UK researchers have reported that surfactant therapy, a treatment routinely used to help premature babies breathe, did not shorten ventilator time for infants on life support with severe bronchiolitis. The findings come from the Bronchiolitis Endotracheal Surfactant Study, or BESS, described as the largest-ever randomized study of surfactant for bronchiolitis and funded by the UKRI Medical Research Council, the National Institute for Health and Care Research, and Chiesi Farmaceutici SpA.
The results were published on 21 March 2026 in The Lancet Respiratory Medicine. According to the report, bronchiolitis is most commonly caused by respiratory syncytial virus, or RSV, and can be especially severe in premature and newborn infants. Researchers noted that babies with bronchiolitis have reduced levels of surfactant in their lungs, which helped drive interest in testing whether the therapy might improve outcomes in this setting. Source article
Trial across 15 hospitals found no ventilator-time benefit
The study was carried out across 15 children’s hospitals in England, Scotland and Northern Ireland and included 232 critically ill babies. The central question was whether surfactant could reduce the amount of time these infants needed ventilator support. The answer, based on the trial results, was no.

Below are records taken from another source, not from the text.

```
#ifndef PBW_VALUES
#define PBW_VALUES 13
#endif
template <int MAXW>
__global__ __launch_bounds__(64 * MAXW) void GSR_PBWD_NAME(preprocess_bwd_views_waves)(
    GsrBwdViews vw, int P, float mod, const float* __restrict__ means3D, const float* __restrict__ scales,
    const float* __restrict__ rotations, const float* __restrict__ cov3D_precomp, float* __restrict__ dL_dmeans3D,
    float* __restrict__ dL_dcolors, float* __restrict__ dL_dopacity, float* __restrict__ dL_dscales,
    float* __restrict__ dL_drot, float* __restrict__ dL_dcov3D GSR_PBWD_DZ_PARAM(GsrDepthViews dz) GSR_PBWD_AA_PARAM(GsrAaViews aa)) {
  extern __shared__ float s_part[];
  const int lane = threadIdx.x & 63, wv = __builtin_amdgcn_readfirstlane((int)(threadIdx.x >> 6)), nw = (int)(blockDim.x >> 6);
  const int i = blockIdx.x * 64 + lane;
  const bool live = i < P;
  int v = -1;
  for (int u = 0, k = 0; u < vw.V; ++u)
    if (!vw.v[u].fused_alias) { if (k == wv) { v = u; break; } ++k; }
  const GsrBwdView& w = vw.v[v < 0 ? 0 : v];
  float3 p = make_float3(0.f, 0.f, 0.f);
  Cov3 cv;
#if GSR_PBWD_AA
  float cv32[6];
#endif
  if (live) {
    p = make_float3(means3D[3 * i], means3D[3 * i + 1], means3D[3 * i + 2]);
    build_cov3(i, mod, scales, rotations, cov3D_precomp, cv);
#if GSR_PBWD_AA
    build_cov3_f32(i, mod, scales, rotations, cov3D_precomp, cv32);
#endif
  }
  float gm3[3] = {0.f, 0.f, 0.f}, gcol[3] = {0.f, 0.f, 0.f}, gop = 0.f, gcov[6] = {0.f, 0.f, 0.f, 0.f, 0.f, 0.f};
  float seen = 0.f;
  if (live && v >= 0) {
    float gm2[2] = {0.f, 0.f}, gm2a[2] = {0.f, 0.f};
    const bool pair = w.partner_dL_dmeans2D != nullptr;
    if (w.radii[i] > 0 && gsr_view_used(w, i)) {
      seen = 1.f;
      const PartialSum ps = reduce_partials(w.partials, min(w.offsets[i], w.cap), min(w.offsets[i + 1], w.cap),
                                            pair || w.dL_dcolors != nullptr || dL_dcolors != nullptr);
      gop = ps.gop;
#if GSR_PBWD_AA
      float caa = 1.f;
#endif
      if (pair) {
        view_chain<false, GSR_PBWD_AA>(w.view, w.proj, w.W, w.H, w.tanfovx, w.tanfovy, p, cv.c, ps, gcov, gm3, gm2, ps.dr, ps.dg, gm2a,
                                       0.f GSR_PBWD_AA_ARGS(aa.rec[v]));
      } else {
        if (w.dL_dcolors) { w.dL_dcolors[3 * i] = ps.dr; w.dL_dcolors[3 * i + 1] = ps.dg; w.dL_dcolors[3 * i + 2] = ps.db; }
        else { gcol[0] = ps.dr; gcol[1] = ps.dg; gcol[2] = ps.db; }
        if (GSR_PBWD_DEPTH && GSR_PBWD_DZ(dz.dL_dz[v]))
          view_chain<true, GSR_PBWD_AA>(w.view, w.proj, w.W, w.H, w.tanfovx, w.tanfovy, p, cv.c, ps, gcov, gm3, gm2, 0.f, 0.f, nullptr,
                                        reduce_partials_dz(GSR_PBWD_DZ(dz.dL_dz[v]), min(w.offsets[i], w.cap), min(w.offsets[i + 1], w.cap))
                                        GSR_PBWD_AA_ARGS(aa.rec[v]));
        else view_chain<false, GSR_PBWD_AA>(w.view, w.proj, w.W, w.H, w.tanfovx, w.tanfovy, p, cv.c, ps, gcov, gm3, gm2, 0.f, 0.f, nullptr,
                                            0.f GSR_PBWD_AA_ARGS(aa.rec[v]));
      }
#if GSR_PBWD_AA
      gop = caa * ps.gop;
#endif
    } else if (w.dL_dcolors) {
      w.dL_dcolors[3 * i] = 0.f; w.dL_dcolors[3 * i + 1] = 0.f; w.dL_dcolors[3 * i + 2] = 0.f;
    }
    if (pair) {
      w.dL_dmeans2D[3 * i] = gm2a[0]; w.dL_dmeans2D[3 * i + 1] = gm2a[1]; w.dL_dmeans2D[3 * i + 2] = 0.f;
      float* m2b = w.partner_dL_dmeans2D;
      m2b[3 * i] = gm2[0] - gm2a[0]; m2b[3 * i + 1] = gm2[1] - gm2a[1]; m2b[3 * i + 2] = 0.f;
    } else {
      w.dL_dmeans2D[3 * i] = gm2[0]; w.dL_dmeans2D[3 * i + 1] = gm2[1]; w.dL_dmeans2D[3 * i + 2] = 0.f;
    }
  }
  float* mine = s_part + (size_t)wv * (PBW_VALUES + 1) * 64 + lane;
#pragma unroll
  for (int k = 0; k < 6; ++k) mine[k * 64] = gcov[k];
#pragma unroll
  for (int k = 0; k < 3; ++k) { mine[(6 + k) * 64] = gm3[k]; mine[(10 + k) * 64] = gcol[k]; }
  mine[9 * 64] = gop;
  mine[PBW_VALUES * 64] = seen;
  __syncthreads();
  if (wv != 0 || !live) return;
  bool any = seen != 0.f;
  for (int u = 1; u < nw; ++u) {
    const float* q = s_part + (size_t)u * (PBW_VALUES + 1) * 64 + lane;
#pragma unroll
    for (int k = 0; k < 6; ++k) gcov[k] += q[k * 64];
#pragma unroll
    for (int k = 0; k < 3; ++k) { gm3[k] += q[(6 + k) * 64]; gcol[k] += q[(10 + k) * 64]; }
    gop += q[9 * 64];
    any = any || q[PBW_VALUES * 64] != 0.f;
  }
  float gs[3] = {0.f, 0.f, 0.f}, gq[4] = {0.f, 0.f, 0.f, 0.f};
  if (any && !cov3D_precomp) cov3_to_scale_rot(cv, mod, gcov, gs, gq);
  if (vw.bwd_error && *vw.bwd_error != 0u) gm3[0] = gm3[1] = gm3[2] = __builtin_nanf("");
  dL_dmeans3D[3 * i] = gm3[0]; dL_dmeans3D[3 * i + 1] = gm3[1]; dL_dmeans3D[3 * i + 2] = gm3[2];
  if (dL_dcolors) { dL_dcolors[3 * i] = gcol[0]; dL_dcolors[3 * i + 1] = gcol[1]; dL_dcolors[3 * i + 2] = gcol[2]; }
  if (vw.d_raw_rot) {
    reinterpret_cast<float4*>(vw.d_raw_rot)[i] =
        gsr_act_rotation_bwd(reinterpret_cast<const float4*>(vw.raw_rot)[i], make_float4(gq[0], gq[1], gq[2], gq[3]));
    const float o = vw.act_op[i];
    vw.d_raw_op[i] = gop * o * (1.0f - o);
#pragma unroll
    for (int k = 0; k < 3; ++k) vw.d_raw_sc[3 * (size_t)i + k] = gs[k] * vw.act_sc[3 * (size_t)i + k];
  }
  if (dL_dopacity) dL_dopacity[i] = gop;
  if (dL_dscales) { dL_dscales[3 * i] = gs[0]; dL_dscales[3 * i + 1] = gs[1]; dL_dscales[3 * i + 2] = gs[2]; }
  if (dL_drot) { dL_drot[4 * i] = gq[0]; dL_drot[4 * i + 1] = gq[1]; dL_drot[4 * i + 2] = gq[2]; dL_drot[4 * i + 3] = gq[3]; }
  if (dL_dcov3D) {
#pragma unroll
    for (int k = 0; k < 6; ++k) dL_dcov3D[6 * i + k] = gcov[k];
  }
}

#undef GSR_PBWD_NAME
#undef GSR_PBWD_DZ_PARAM
#undef GSR_PBWD_DZ
#undef GSR_PBWD_AA_PARAM
#undef GSR_PBWD_AA_ARGS
```

Baseline: 5698.

## Compute covariance once per Gaussian in wave 0 and share via LDS across view waves

The multi-view preprocess backward kernel used to rebuild the 3D covariance in every wave, one wave per active view. Now only wave 0 loads scale and rotation, builds the covariance once and publishes it through shared memory. The block is also capped at a fixed number of waves that loop over the views in rounds, keeping a running sum in LDS. This removes duplicated covariance math and global loads and fixes the launch-bounds template, at the cost of extra barriers, more LDS, and recomputing the covariance in wave 0 before the scale/rotation backward pass.

New measurement: 5660. No clear change (-0.7%).

```diff
diff --git a/gs-dynamics_amd/csrc/gsr_preprocess_bwd.hip b/gs-dynamics_amd/csrc/gsr_preprocess_bwd.hip
--- a/gs-dynamics_amd/csrc/gsr_preprocess_bwd.hip
+++ b/gs-dynamics_amd/csrc/gsr_preprocess_bwd.hip
@@ -389,21 +389,16 @@
   if (P <= 0) return 0;
   int nact = 0;
   for (int v = 0; v < vw.V; ++v) nact += vw.v[v].fused_alias ? 0 : 1;
+  const int nwaves = nact < PBW_WAVES ? nact : PBW_WAVES;
+  const size_t lds = 64 * 6 * (sizeof(double) + (aa ? sizeof(float) : 0)) + sizeof(float) * (size_t)nwaves * (PBW_VALUES + 1) * 64;
+#define PBW_LAUNCH(K, ...) hipLaunchKernelGGL(K, dim3((P + 63) / 64), dim3(64 * nwaves), lds, st, vw, P, scale_modifier, means3D, scales, \
+                           rotations, cov3D_precomp, dL_dmeans3D, dL_dcolors, dL_dopacity, dL_dscales, dL_drotations, dL_dcov3D, ##__VA_ARGS__)
   if (aa) {
     GSR_PROF("preprocess_bwd_views_aa", st);
     const GsrAaViews& a = *aa;
     if (nact >= 2) {
-#define PBW_AA_LAUNCH(K, MAXW, ...) hipLaunchKernelGGL(K<MAXW>, dim3((P + 63) / 64), dim3(64 * nact),                                     \
-                           sizeof(float) * (size_t)nact * (PBW_VALUES + 1) * 64, st, vw, P, scale_modifier, means3D, scales, rotations,       \
-                           cov3D_precomp, dL_dmeans3D, dL_dcolors, dL_dopacity, dL_dscales, dL_drotations, dL_dcov3D, __VA_ARGS__)
-      if (depth) {
-        if (nact <= 4) PBW_AA_LAUNCH(preprocess_bwd_views_waves_aa_depth_kernel, 4, *depth, a);
-        else if (nact <= 8) PBW_AA_LAUNCH(preprocess_bwd_views_waves_aa_depth_kernel, 8, *depth, a);
-        else PBW_AA_LAUNCH(preprocess_bwd_views_waves_aa_depth_kernel, GSR_MAX_BATCH, *depth, a);
-      } else if (nact <= 4) PBW_AA_LAUNCH(preprocess_bwd_views_waves_aa_kernel, 4, a);
-      else if (nact <= 8) PBW_AA_LAUNCH(preprocess_bwd_views_waves_aa_kernel, 8, a);
-      else PBW_AA_LAUNCH(preprocess_bwd_views_waves_aa_kernel, GSR_MAX_BATCH, a);
-#undef PBW_AA_LAUNCH
+      if (depth) PBW_LAUNCH(preprocess_bwd_views_waves_aa_depth_kernel, *depth, a);
+      else PBW_LAUNCH(preprocess_bwd_views_waves_aa_kernel, a);
     } else if (depth) {
       hipLaunchKernelGGL(preprocess_bwd_views_aa_depth_kernel, dim3((P + GSR_BLOCK - 1) / GSR_BLOCK), dim3(GSR_BLOCK), 0, st, vw, P,
                          scale_modifier, means3D, scales, rotations, cov3D_precomp, dL_dmeans3D, dL_dcolors, dL_dopacity,
@@ -418,20 +413,13 @@
   }
   if (nact >= 2) {
     { GSR_PROF("preprocess_bwd_views", st);
-#define PBW_LAUNCH(MAXW) hipLaunchKernelGGL(preprocess_bwd_views_waves_kernel<MAXW>, dim3((P + 63) / 64), dim3(64 * nact),              \
-                           sizeof(float) * (size_t)nact * (PBW_VALUES + 1) * 64, st, vw, P, scale_modifier, means3D, scales, rotations,       \
-                           cov3D_precomp, dL_dmeans3D, dL_dcolors, dL_dopacity, dL_dscales, dL_drotations, dL_dcov3D)
-#define PBW_LAUNCH_DEPTH(MAXW) hipLaunchKernelGGL(preprocess_bwd_views_waves_depth_kernel<MAXW>, dim3((P + 63) / 64), dim3(64 * nact),  \
-                           sizeof(float) * (size_t)nact * (PBW_VALUES + 1) * 64, st, vw, P, scale_modifier, means3D, scales, rotations,       \
-                           cov3D_precomp, dL_dmeans3D, dL_dcolors, dL_dopacity, dL_dscales, dL_drotations, dL_dcov3D, *depth)
-      if (depth) { if (nact <= 4) PBW_LAUNCH_DEPTH(4); else if (nact <= 8) PBW_LAUNCH_DEPTH(8); else PBW_LAUNCH_DEPTH(GSR_MAX_BATCH); }
-      else if (nact <= 4) PBW_LAUNCH(4); else if (nact <= 8) PBW_LAUNCH(8); else PBW_LAUNCH(GSR_MAX_BATCH);
-#undef PBW_LAUNCH
-#undef PBW_LAUNCH_DEPTH
+      if (depth) PBW_LAUNCH(preprocess_bwd_views_waves_depth_kernel, *depth);
+      else PBW_LAUNCH(preprocess_bwd_views_waves_kernel);
     }
     GSR_HIP_CHECK(hipGetLastError());
     return 0;
   }
+#undef PBW_LAUNCH
   if (depth) {
     GSR_PROF("preprocess_bwd_views", st);
     hipLaunchKernelGGL(preprocess_bwd_views_depth_kernel, dim3((P + GSR_BLOCK - 1) / GSR_BLOCK), dim3(GSR_BLOCK), 0, st, vw, P,
diff --git a/gs-dynamics_amd/csrc/gsr_preprocess_bwd_kernels.inc b/gs-dynamics_amd/csrc/gsr_preprocess_bwd_kernels.inc
--- a/gs-dynamics_amd/csrc/gsr_preprocess_bwd_kernels.inc
+++ b/gs-dynamics_amd/csrc/gsr_preprocess_bwd_kernels.inc
@@ -162,94 +162,162 @@
 
 #ifndef PBW_VALUES
 #define PBW_VALUES 13
-#endif
-template <int MAXW>
-__global__ __launch_bounds__(64 * MAXW) void GSR_PBWD_NAME(preprocess_bwd_views_waves)(
+#define PBW_WAVES 4
+#endif
+#if GSR_PBWD_AA
+#define PBW_COV_BYTES (64 * 6 * (sizeof(double) + sizeof(float)))
+#else
+#define PBW_COV_BYTES (64 * 6 * sizeof(double))
+#endif
+__global__ __launch_bounds__(64 * PBW_WAVES) void GSR_PBWD_NAME(preprocess_bwd_views_waves)(
     GsrBwdViews vw, int P, float mod, const float* __restrict__ means3D, const float* __restrict__ scales,
     const float* __restrict__ rotations, const float* __restrict__ cov3D_precomp, float* __restrict__ dL_dmeans3D,
     float* __restrict__ dL_dcolors, float* __restrict__ dL_dopacity, float* __restrict__ dL_dscales,
     float* __restrict__ dL_drot, float* __restrict__ dL_dcov3D GSR_PBWD_DZ_PARAM(GsrDepthViews dz) GSR_PBWD_AA_PARAM(GsrAaViews aa)) {
-  extern __shared__ float s_part[];
+  extern __shared__ double s_cov[];
+  float* const s_part = reinterpret_cast<float*>(reinterpret_cast<char*>(s_cov) + PBW_COV_BYTES);
   const int lane = threadIdx.x & 63, wv = __builtin_amdgcn_readfirstlane((int)(threadIdx.x >> 6)), nw = (int)(blockDim.x >> 6);
   const int i = blockIdx.x * 64 + lane;
   const bool live = i < P;
-  int v = -1;
-  for (int u = 0, k = 0; u < vw.V; ++u)
-    if (!vw.v[u].fused_alias) { if (k == wv) { v = u; break; } ++k; }
-  const GsrBwdView& w = vw.v[v < 0 ? 0 : v];
+  int nact = 0;
+  for (int u = 0; u < vw.V; ++u) nact += vw.v[u].fused_alias ? 0 : 1;
   float3 p = make_float3(0.f, 0.f, 0.f);
-  Cov3 cv;
+  real c3[6];
 #if GSR_PBWD_AA
   float cv32[6];
-#endif
+  float* const s_cov32 = reinterpret_cast<float*>(s_cov + 6 * 64);
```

Professor Calum Semple OBE, the study’s lead from the University of Liverpool and Alder Hey Children’s NHS Foundation Trust, said the treatment was safe but did not make any difference to how long babies stayed on ventilators. He added that the team had hoped surfactant might speed recovery, but the evidence did not support that expectation.
Why the result matters for NHS winter pressures
Bronchiolitis is described as the leading reason babies are admitted to hospital in the UK during winter. It typically affects infants under one year old, and the most severe cases can require intensive care and mechanical ventilation. The trial report states that while most of the roughly 25,000 babies admitted each year recover with oxygen and fluids, around 1,000 of the sickest need ventilator support.
For clinicians, the findings add clarity to an important question in paediatric intensive care: a therapy that works well in premature infants does not appear to offer the same benefit for critically ill babies with bronchiolitis. That distinction may help guide future treatment decisions and research priorities as hospitals continue to manage seasonal respiratory surges.
The BESS trial adds to the evidence base around severe bronchiolitis and RSV-related illness, highlighting the value of large multicentre studies in testing whether established therapies can be repurposed for new patient groups. In this case, the result suggests that surfactant should not be expected to reduce ventilator dependence in infants with the most severe form of the disease.
As winter respiratory admissions remain a pressure point for UK paediatric services, the latest findings underscore the importance of continued research into treatments that can genuinely improve outcomes for vulnerable babies.